Our quantity of interest is the probability that the right choice is "yes," call it $p(I_t)$ where the $I_t$ is the set of information available at time $t$. At time zero we'll have $p(I_0) = 0.5$ to represent a no-information state.

Because we can hedge the decision somewhat, there's a defined range of probabilities for which the risk is unacceptable (say from 0.125 to 0.875 for our example), but outside of that range the decision can be taken: if the probability is consistently above 0.875 it's safe to choose yes, if it's below 0.125 it's safe to choose no.

Let's say we have some noisy data; there's one bit of information out there $T$ (for true), which is either zero or one (zero means the decision should be no, one that it should be yes), but each data event is a noisy representation of $T$, call it $E_i$, where $i$ is the number of data event, defined as

$E_i = T $ with probability $1 - \epsilon$  and

$E_i = 1-T $ with probability $\epsilon$,

where $\epsilon$ is the probability of an error. These data events could be financial analysts reports, feasibility analyses of aquaculture farms in desert climates, political stability in the area that might affect industrial policies, etc. As far as we're concerned, they're either favorable (if 1) or unfavorable (if 0) to our stock short.

Let's set $T=1$ for illustration, in other words, "yes" is the right choice (as seen by some hypothetical being with full information, not the decision-maker). In the words of the example decision, $T=1$ means it's a good idea to short the stock of companies that purport to build aquaculture farms in the desert (the "yes" decision).

The decision-maker doesn't know that $T=1$, and uses as a starting point the no-knowledge position, $p(I_0) = 0.5$.

The decision-maker collects information until such a time as the posterior probability is clearly outside the "zone of unacceptable risk," here the middle 75% of the probability range. Probabilities are updated using Bayes's rule assuming that the decision-maker knows the $\epsilon$, in other words the reliability of the data sources:

$p(I_{k+1} | E_{k+1} = 1) = \frac{ (1- \epsilon) \times p(I_k)}{(1- \epsilon) \times p(I_k) + \epsilon \times (1- p(I_k))}$  and

$p(I_{k+1} | E_{k+1} = 0) = \frac{ \epsilon \times p(I_k)}{  \epsilon \times p(I_k) + (1- \epsilon) \times (1- p(I_k)) }$.

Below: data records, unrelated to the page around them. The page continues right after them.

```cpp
__global__ void __launch_bounds__(256)
k_hullpre_polytope(const float* __restrict__ verts, const long long* __restrict__ voff, const double* __restrict__ pval, const int* __restrict__ pidx,
                   int* __restrict__ ext , double* __restrict__ planes , int* __restrict__ nplanes ) {
  __shared__ double E[SH_HP_NDIR][3];
  __shared__ int id[SH_HP_NDIR];
  __shared__ int cnt;
  const int b = blockIdx.x, tid = threadIdx.x;
  if (tid < SH_HP_NDIR) {
    double v = -1e300;
    int i = 0x7fffffff;
    for (int part = 0; part < SH_HP_PARTS; ++part) {
      const double pv = pval[((size_t)b * SH_HP_PARTS + part) * SH_HP_NDIR + tid];
      const int pi = pidx[((size_t)b * SH_HP_PARTS + part) * SH_HP_NDIR + tid];
      if (pi != 0x7fffffff && (pv > v || (pv == v && pi < i))) { v = pv; i = pi; }
    }
    if (i == 0x7fffffff) i = -1;
    ext[b * SH_HP_NDIR + tid] = i;
    id[tid] = i;
    const float* p = verts + 3 * (voff[b] + (i < 0 ? 0 : i));
    E[tid][0] = p[0]; E[tid][1] = p[1]; E[tid][2] = p[2];
  }
  if (tid == 0) cnt = 0;
  __syncthreads();
  if (id[0] < 0) { if (tid == 0) nplanes[b] = -1; return; }
  constexpr int NT = SH_HP_NDIR * (SH_HP_NDIR - 1) * (SH_HP_NDIR - 2) / 6;
  double* PL = planes + (size_t)b * SH_HP_MAXPL * 4;
  for (int t = tid; t < NT; t += 256) {
    int i = 0, r = t;
    for (;; ++i) { const int c = (SH_HP_NDIR - 1 - i) * (SH_HP_NDIR - 2 - i) / 2; if (r < c) break; r -= c; }
    int j = i + 1;
    for (;; ++j) { const int c = SH_HP_NDIR - 1 - j; if (r < c) break; r -= c; }
    const int k = j + 1 + r;
    if (id[i] == id[j] || id[j] == id[k] || id[i] == id[k]) continue;
    const double ux = E[j][0] - E[i][0], uy = E[j][1] - E[i][1], uz = E[j][2] - E[i][2];
    const double vx = E[k][0] - E[i][0], vy = E[k][1] - E[i][1], vz = E[k][2] - E[i][2];
    double nx = uy * vz - uz * vy, ny = uz * vx - ux * vz, nz = ux * vy - uy * vx;
    const double nn = sqrt((nx * nx + ny * ny) + nz * nz);
    const double lu = sqrt((ux * ux + uy * uy) + uz * uz), lv = sqrt((vx * vx + vy * vy) + vz * vz);
    if (!(nn > 1e-9 * lu * lv)) continue;
    nx /= nn; ny /= nn; nz /= nn;
    const double d0 = (nx * E[i][0] + ny * E[i][1]) + nz * E[i][2];
    double smax = 0.0, smin = 0.0;
    for (int q = 0; q < SH_HP_NDIR; ++q) {
      const double s = ((nx * E[q][0] + ny * E[q][1]) + nz * E[q][2]) - d0;
      smax = fmax(smax, s); smin = fmin(smin, s);
    }
    double sg = 0.0;
    if (smax <= SH_HP_TOL && smin < -SH_HP_TOL) sg = 1.0;
    else if (smin >= -SH_HP_TOL && smax > SH_HP_TOL) sg = -1.0;
    if (sg == 0.0) continue;
    const int slot = atomicAdd(&cnt, 1);
    if (slot < SH_HP_MAXPL) { PL[4 * slot] = sg * nx; PL[4 * slot + 1] = sg * ny; PL[4 * slot + 2] = sg * nz; PL[4 * slot + 3] = sg * d0; }
  }
  __syncthreads();
  if (tid == 0) nplanes[b] = (cnt >= 4 && cnt <= SH_HP_MAXPL) ? cnt : -1;
}

__device__ inline bool hp_keep(const float* P, int i, const double* PL, int np) {
  if (np < 0) return true;
  const double x = P[3 * i], y = P[3 * i + 1], z = P[3 * i + 2];
  for (int q = 0; q < np; ++q)
    if (((PL[4 * q] * x + PL[4 * q + 1] * y) + PL[4 * q + 2] * z) - PL[4 * q + 3] >= -SH_HP_MARGIN) return true;
  return false;
}

template <bool WRITE>
__global__ void __launch_bounds__(256)
k_hullpre_filter(const float* __restrict__ verts, const long long* __restrict__ voff, const double* __restrict__ planes,
                 const int* __restrict__ nplanes, const long long* __restrict__ poff, float* __restrict__ kept, int* __restrict__ pcnt) {
  __shared__ double PL[SH_HP_MAXPL * 4];
  __shared__ int s_wave[2][4];
  const int b = blockIdx.y, part = blockIdx.x, tid = threadIdx.x, lane = tid & 63, wave = tid >> 6;
  const long long v0 = voff[b];
  const int nv = (int)(voff[b + 1] - v0);
  const int np = nplanes[b];
  for (int i = tid; i < 4 * max(np, 0); i += 256) PL[i] = planes[(size_t)b * SH_HP_MAXPL * 4 + i];
  __syncthreads();
  const float* P = verts + 3 * v0;
  const int per = (nv + SH_HP_PARTS - 1) / SH_HP_PARTS;
  const int a = min(nv, part * per), e = min(nv, a + per);
  float* K = WRITE ? kept + 3 * poff[(size_t)b * SH_HP_PARTS + part] : (float*)nullptr;
  int run = 0, it = 0;
  for (int base = a; base < e; base += 256, it ^= 1) {
    const int i = base + tid;
    const bool keep = i < e && hp_keep(P, i, PL, np);
    const unsigned long long bal = __ballot(keep);
    if (lane == 0) s_wave[it][wave] = __popcll(bal);
    __syncthreads();
    int woff = 0, total = 0;
#pragma unroll
    for (int w = 0; w < 4; ++w) { const int cw = s_wave[it][w]; if (w < wave) woff += cw; total += cw; }
    if (WRITE && keep) {
      const int pos = run + woff + __popcll(bal & (lane == 0 ? 0ull : (~0ull >> (64 - lane))));
      K[3 * pos] = P[3 * i]; K[3 * pos + 1] = P[3 * i + 1]; K[3 * pos + 2] = P[3 * i + 2];
    }
    run += total;
  }
  if (!WRITE && tid == 0) pcnt[(size_t)b * SH_HP_PARTS + part] = run;
}

__global__ void __launch_bounds__(64)
k_hullpre_offsets(const int* __restrict__ pcnt, long long* __restrict__ koff, long long* __restrict__ poff, int* __restrict__ nkept, int B) {
  const int lane = threadIdx.x;
  long long carry = 0;
  for (int base = 0; base < B; base += 64) {
    const int b = base + lane;
    int c[SH_HP_PARTS];
    long long mine = 0;
#pragma unroll
    for (int p = 0; p < SH_HP_PARTS; ++p) { c[p] = b < B ? pcnt[(size_t)b * SH_HP_PARTS + p] : 0; mine += c[p]; }
    long long incl = mine;
    for (int off = 1; off < 64; off <<= 1) { const long long t = __shfl_up(incl, off); if (lane >= off) incl += t; }
    long long acc = carry + incl - mine;
    if (b < B) {
      koff[b] = acc; nkept[b] = (int)mine;
#pragma unroll
      for (int p = 0; p < SH_HP_PARTS; ++p) { poff[(size_t)b * SH_HP_PARTS + p] = acc; acc += c[p]; }
    }
    carry += __shfl(incl, 63);
  }
  if (lane == 0) koff[B] = carry;
}

}
```

shoulder_amd/csrc/sh_ctx.h:

```cpp
#pragma once
#include "../../include/shoulder_hip.h"

#include <hip/hip_runtime.h>

#include <algorithm>
#include <atomic>
#include <chrono>
#include <cmath>
#include <condition_variable>
#include <cstddef>
#include <cstdio>
#include <cstring>
#include <deque>
#include <functional>
#include <initializer_list>
#include <map>
#include <memory>
#include <mutex>
#include <string>
#include <thread>
#include <tuple>
#include <vector>

#include "sh_arthro.h"
#include "sh_demand.h"
#include "sh_hullcap.h"
#include "sh_ingest.h"
#include "sh_unet_plan.h"

struct Buf {
  void* p = nullptr;
  size_t bytes = 0;
  int elem = 1;
  size_t per_mesh = 0;
};

struct KTimer {
  double ms = 0;
  int n = 0;
};

struct sh_ctx {
  int device = 0;
  hipStream_t stream = nullptr;
  bool own_stream = false;
  std::string err;
  sh_params params;
  int B = 0;
  long long sumV = 0, sumF = 0, maxV = 0, maxF = 0;
  std::vector<long long> h_voff, h_foff;
  std::map<std::string, Buf> bufs;
  bool have_rfc = false, have_unet = false;
  int rfc_nodes = 0, rfc_trees = 0;
  int unet_base = 0, unet_depth = 0;
  std::vector<float> h_unet;
  std::vector<int32_t> h_feat, h_ti, h_fi, h_roots;
  std::vector<float> h_thr, h_lw;
  typedef sh::UnetLayer ULayer;
  sh::UnetLayers ulayers;
  size_t unet_floats = 0;
  bool obb_injected = false;
  void* comm = nullptr;
  int comm_rank = -1, comm_n = 0;
  bool keep_products = false;
  int rs_cs_lo = 0, rs_cs_hi = 0;
  bool rs_all = false;
  unsigned long long rs_gen = ~0ull;
  int rec_rows = 0;
  int hull_mode = 1;
  unsigned long long skip_gen = ~0ull;
  int skip_nfmax = 0;
  unsigned long long ovf_seg_cap = 1ull << 18, ovf_ring_cap = 1ull << 18, ovf_work_cap = 32ull << 20;
  unsigned long long ovf_none_gen = ~0ull;
  int open_mode = SH_OPEN_ERROR;
  double open_gap = SH_OPEN_GAP_DEFAULT;
  int open_stats_run = SH_OPEN_ERROR;
  int end_cap = SH_ENDCAP;
  unsigned long long obb_gen = ~0ull;
  sh::HullCap hcap = {SH_HV, SH_HF, SH_HE};
  int obb_sil_need = 0;
  bool obb_nf_over = false;
  bool hull_force_host = false;
  std::vector<float> h_verts;
  bool h_verts_valid = false;
  float* h_kept = nullptr; long long h_kept_cap = 0;
  int* h_nkept = nullptr; int h_nkept_cap = 0;
  struct HullPts { const float* src = nullptr;
                   std::vector<long long> off;
                   std::vector<int> cnt; };
  HullPts hull_in;
  long long* h_koff = nullptr; int h_koff_cap = 0;
  struct StageSide {
    bool active = false, from_stl = false;
    int B = 0; long long sumV = 0, sumF = 0, maxV = 0, maxF = 0;
    std::vector<long long> voff, foff;
    void* h_src = nullptr; size_t h_src_cap = 0;
    int* h_flag = nullptr;
    size_t h_flag_cap = 0;
    float* h_kept = nullptr; long long h_kept_cap = 0;
    long long* h_koff = nullptr; int h_koff_cap = 0;
    HullPts pts;
    hipEvent_t ready_ev = nullptr;
    std::mutex m; std::condition_variable cv; bool meta_ready = true; int meta_rc = 0; std::string meta_err;
  } stg;
  int b0 = 0, Bwin = 0;
  struct HullStage { double* hv = nullptr; double* nr = nullptr; int* ed = nullptr; int* cnt = nullptr; int cap = 0; hipEvent_t ev = nullptr; bool used = false;
                     int pv = 4096, pf = 8192, pe = 12288; };
  HullStage hstage[2];
  int hslot = 0;
  struct Prepared {
    std::thread th; bool active = false; int slot = 0, B = 0, rc = SH_OK, bad_mesh = -1; unsigned long long gen = 0;
    double d2h_ms = 0, hull_ms = 0; std::string err;
    bool uploaded = false;
    bool staged = false;
  } prep;
  hipEvent_t obb_done_ev = nullptr;
  struct Ticket { hipEvent_t ev = nullptr; char* status = nullptr ; int cap = 0, B = 0; bool pending = false; sh_landmarks* host_out = nullptr;
                  uint32_t mask = 0; sh_landmarks* out_arg = nullptr; bool dev_hull = false; unsigned long long gen = 0; size_t rec = sizeof(sh_landmarks); int rows = 0; };
  Ticket tickets[2];
  int t_head = 0, t_tail = 0, n_pending = 0;
  hipStream_t out_stream = nullptr;
  bool overlap = false;
  unsigned long long batch_gen = 0;
  sh::ArthroState arthro;
  hipStream_t copy_stream = nullptr;
  hipEvent_t stl_counted_ev = nullptr;
  hipStream_t side_stream = nullptr;
  hipEvent_t side_fork_ev = nullptr, side_join_ev = nullptr;
  struct Switches {
    int window = 0;
    bool obb_prune = true;
    bool slice_merge = true;
    bool hull_prefilter = true;
    bool debug = false;
  } sw;
  struct Unet {
    bool reference = false;
    bool turn = false;
    hipEvent_t done_ev = nullptr;
    int num_cus = 0;
    int ticket_next = 0;
    std::map<std::tuple<int, int, int>, std::pair<int, int>> tk_tabs;
    int tk_tab_used = 0;
    bool zero_page_ready = false;
    bool packtab_ready = false;
    bool packed_x3 = false;
    int packed_kind = -1;
  } unet;
  bool packed_rfc = false;
  int timing = 0;
  std::vector<std::tuple<std::string, hipEvent_t, hipEvent_t>> pending;
  std::map<std::string, KTimer> timers;
};

#define HIPCHK(ctx, call)                                                                   \
  do {                                                                                      \
    hipError_t e_ = (call);                                                                 \
    if (e_ != hipSuccess) {                                                                 \
      (ctx)->err = std::string(#call) + ": " + hipGetErrorString(e_);                       \
      return SH_ERR_HIP;                                                                    \
    }                                                                                       \
  } while (0)

#define HIPCHK_TXT(errtxt, call) do { hipError_t e_ = (call); if (e_ != hipSuccess) { *(errtxt) = std::string(#call) + ": " + hipGetErrorString(e_); return SH_ERR_HIP; } } while (0)

struct WindowScope {
  sh_ctx* c; int b0, Bwin;
  WindowScope(sh_ctx* c_, int nb0, int nBwin) : c(c_), b0(c_->b0), Bwin(c_->Bwin) { c->b0 = nb0; c->Bwin = nBwin; }
  ~WindowScope() { c->b0 = b0; c->Bwin = Bwin; }
  WindowScope(const WindowScope&) = delete; WindowScope& operator=(const WindowScope&) = delete;
};
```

For our first example, let's have $\epsilon=0.3$, a middle-of-the-road case. Here's an example (the 21 data events are in blue, but we can only see the ones because the zeros have zero height):


We get twenty-one reports and analyses; some (1, 4, 6, 8, 9, 13, 14, and 21) are negative (they say we shouldn't short the stock), while the others are positive; this data is used to update the probability, in red, and that probability is used to drive the decision. (Note that event 21 would be irrelevant as the decision would have been taken before that.)

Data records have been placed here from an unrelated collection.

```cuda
int tnq_mps_ladder(int K, int n, const float* const* cores_a, const float* const* cores_x, const float* const* states,
                   const float* const* mx, const int64_t* mx_stride, int64_t B, int mode, const float* seed,
                   float* values, float* loss, float* const* grads_a, float* const* grads_x, double log_scale,
                   void* workspace, int64_t workspace_bytes, void* stream) {
    if (use_second_generation(K))
        return tnq_mps_ladder2(n, cores_a, cores_x, states, mx, mx_stride, B, mode, seed, values, loss, grads_a, grads_x,
                               log_scale, workspace, workspace_bytes, stream);
    if (n < 3 || n > MAXQ) return tnq_internal_fail("tnq_mps_ladder: between 3 and " + std::to_string(MAXQ) + " qubits");
    if (K != 2 && K != 3) return tnq_internal_fail("tnq_mps_ladder: edge rank must be 2 or 3");
    if (!cores_a || !cores_x || !states || !mx || !mx_stride || B <= 0 || mode < 0 || mode > 2)
        return tnq_internal_fail("tnq_mps_ladder: bad arguments");
    if (mode != 0 && (!grads_a || !grads_x || !workspace)) return tnq_internal_fail("tnq_mps_ladder: gradients need grads[] and a workspace");
    if (mode == 0 && !values) return tnq_internal_fail("tnq_mps_ladder: mode 0 needs values");
    if (mode == 1 && !loss) return tnq_internal_fail("tnq_mps_ladder: mode 1 needs loss");
    if (mode == 2 && !seed) return tnq_internal_fail("tnq_mps_ladder: mode 2 needs a seed");
    Args a;
    a.n = n;
    for (int q = 0; q < MAXQ; ++q) {
        const bool hq = q < n, hc = q < n - 1;
        a.state[q] = hq ? states[q] : nullptr;
        a.mx[q] = hq ? mx[q] : nullptr;
        a.mx_stride[q] = hq ? mx_stride[q] : 0;
        a.coreA[q] = hc ? cores_a[q] : nullptr;
        a.coreX[q] = hc ? cores_x[q] : nullptr;
        a.gradA[q] = (hc && mode != 0) ? grads_a[q] : nullptr;
        a.gradX[q] = (hc && mode != 0) ? grads_x[q] : nullptr;
        if (hq && (!states[q] || !mx[q])) return tnq_internal_fail("tnq_mps_ladder: null pointer at qubit " + std::to_string(q));
        if (hc && (!cores_a[q] || !cores_x[q] || (mode != 0 && (!grads_a[q] || !grads_x[q]))))
            return tnq_internal_fail("tnq_mps_ladder: null core pointer at qubit " + std::to_string(q));
    }
    cudaStream_t st = (cudaStream_t)stream;
    if (K == 2) return launch_ladder<2>(a, B, mode, seed, values, loss, (float)log_scale, workspace, workspace_bytes, st);
    return launch_ladder<3>(a, B, mode, seed, values, loss, (float)log_scale, workspace, workspace_bytes, st);
}

}
```

quantum_circuits_symmetry_breaking_based_on_tneq-qc_b200/csrc/tnq_ladder_core.cuh:

```cuda
#pragma once

#include <math.h>
#include <stdint.h>
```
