+__global__ __launch_bounds__(64 * NPL * SPB, MIN_WAVES) void ssim_fwd_kernel(Src src, int W, int H, int strip_h, float C1, float C2, int train,
+                                                                 float* __restrict__ ssim_map, float* __restrict__ d0,
+                                                                 float* __restrict__ d1, float* __restrict__ d2,
+                                                                 float* __restrict__ partial) {
+    constexpr int NW = NPL * SPB;
+    __shared__ v2f rowbuf[NW][ROW_LDS];
+    const int lane = threadIdx.x & 63, wv = __builtin_amdgcn_readfirstlane(threadIdx.x >> 6);
+    Strip st;
+    if (!strip_of_wave<NPL, SPB>(W, H, strip_h, wv, st)) {
+        if (LOSS && lane == 0) { partial[2 * ((size_t)blockIdx.x * NW + wv)] = 0.0f; partial[2 * ((size_t)blockIdx.x * NW + wv) + 1] = 0.0f; }
+        return;
+    }
+    const int plane = blockIdx.z * NPL + wv % NPL;
+    v2f* buf = rowbuf[wv];
+    if (lane < HALO) { buf[lane] = v2f{0.0f, 0.0f}; buf[64 + HALO + lane] = v2f{0.0f, 0.0f}; }
+    const int gx = st.x0 - HALO + lane, cx = lane + HALO;
+    const bool col_in = gx >= 0 && gx < W;
+    const bool own = lane >= HALO && lane < 64 - HALO && gx < W;
+    const int nrows = st.rows + 2 * HALO;
+    const int gxc = min(max(gx, 0), W - 1);
+    const unsigned xo = src.xlane(gxc), yo = 4u * (unsigned)gxc;
+    const float* xp = src.xplane(plane);
+    const float* yp = src.yplane(plane);
+    const size_t po = (size_t)W * H * plane;
+    auto fetch = [&](int rr) {
+        const int gyc = min(max(st.y0 - HALO + rr, 0), H - 1);
+        return v2f{at(xp, src.xrow(gyc), xo), at(yp, (unsigned)W * (unsigned)gyc, yo)};
+    };
+    v2f nxt[AHEAD];
+#pragma unroll
+    for (int i = 0; i < AHEAD; i++) nxt[i] = fetch(i);
+    v2f hm[RING], hq[RING];
+    float hc[RING];
     float l1 = 0.0f, sv = 0.0f;
-    if (!live) {
-        if (LOSS && tid == 0) { partial[2 * ((size_t)blockIdx.x + (size_t)gridDim.x * blockIdx.z)] = 0.0f; partial[2 * ((size_t)blockIdx.x + (size_t)gridDim.x * blockIdx.z) + 1] = 0.0f; }
-        return;
-    }
-  for (int ch = 0; ch < NCH; ch++) {
-    const int plane = blockIdx.z * NCH + ch;
-    if (ch > 0) __syncthreads();
-    for (int f = tid; f < SH_DIM * SH_DIM; f += 256) {
-        const int ly = f / SH_DIM, lx = f - ly * SH_DIM;
-        const int gx = x0 + lx - HALO, gy = y0 + ly - HALO;
-        const bool in = gx >= 0 && gx < W && gy >= 0 && gy < H;
-        sx[ly][lx] = in ? src.x(gx, gy, plane) : 0.0f;
-        sy[ly][lx] = in ? src.y(gx, gy, plane) : 0.0f;
-    }
-    __syncthreads();
-    for (int r = ty; r < SH_DIM; r += GSR_TILE) {
-        const int cx = tx + HALO;
-        float s0 = 0, s1 = 0, s2 = 0, s3 = 0, s4 = 0;
-#pragma unroll
-        for (int d = 1; d <= HALO; d++) {
-            const float w = GAUSS[HALO - d];
-            const float Xl = sx[r][cx - d], Yl = sy[r][cx - d], Xr = sx[r][cx + d], Yr = sy[r][cx + d];
-            s0 += (Xl + Xr) * w;
-            s1 += (Xl * Xl + Xr * Xr) * w;
-            s2 += (Yl + Yr) * w;
-            s3 += (Yl * Yl + Yr * Yr) * w;
-            s4 += (Xl * Yl + Xr * Yr) * w;
+    for (int base = 0; base < nrows; base += RING) {
+#pragma unroll
+        for (int j = 0; j < RING; j++) {
+            const int rr = base + j;
+            if (rr < nrows) {
+                const int gy = st.y0 - HALO + rr;
+                const v2f XY = col_in && gy >= 0 && gy < H ? nxt[0] : v2f{0.0f, 0.0f};
+#pragma unroll
+                for (int i = 0; i + 1 < AHEAD; i++) nxt[i] = nxt[i + 1];
+                nxt[AHEAD - 1] = fetch(rr + AHEAD);
+                buf[cx] = XY;
+                wave_sync();
+                v2f m = 0, q = 0;
+                float c = 0;
+#pragma unroll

In this case, making a decision before the 17th data event would be precipitate and for better resilience one should wait at least two more without entering the zone of unacceptable risk before committing to a yes, so making the decision only after event 19 isn't a case of analysis paralysis.

Another example, still with $\epsilon=0.3$:


In this case, committing to yes after event 13 would be precipitate, whereas after event 17 would be an appropriate time.

If we now consider cases with lower noise, $\epsilon=0.25$, we can see that decisions converge to the "yes" answer faster and also why one should not commit as soon as the first data event brings the posterior probability outside of the zone of unacceptable risk:



If we now consider cases with higher noise, $\epsilon=0.4$, we can see that it takes longer for the information to converge (longer than the 21 events depicted) and therefore a responsible decision-maker would wait to commit to the decision:



In the last example, the decision-maker might take a gamble after data event 18, but to be sure the commit should only happen after a couple of events in which the posterior probability was outside the zone of unacceptable risk..

Deciding when to commit to a decision is as important as the decision itself; precipitate decisions come from committing too soon, analysis paralysis from a failure to commit when appropriate.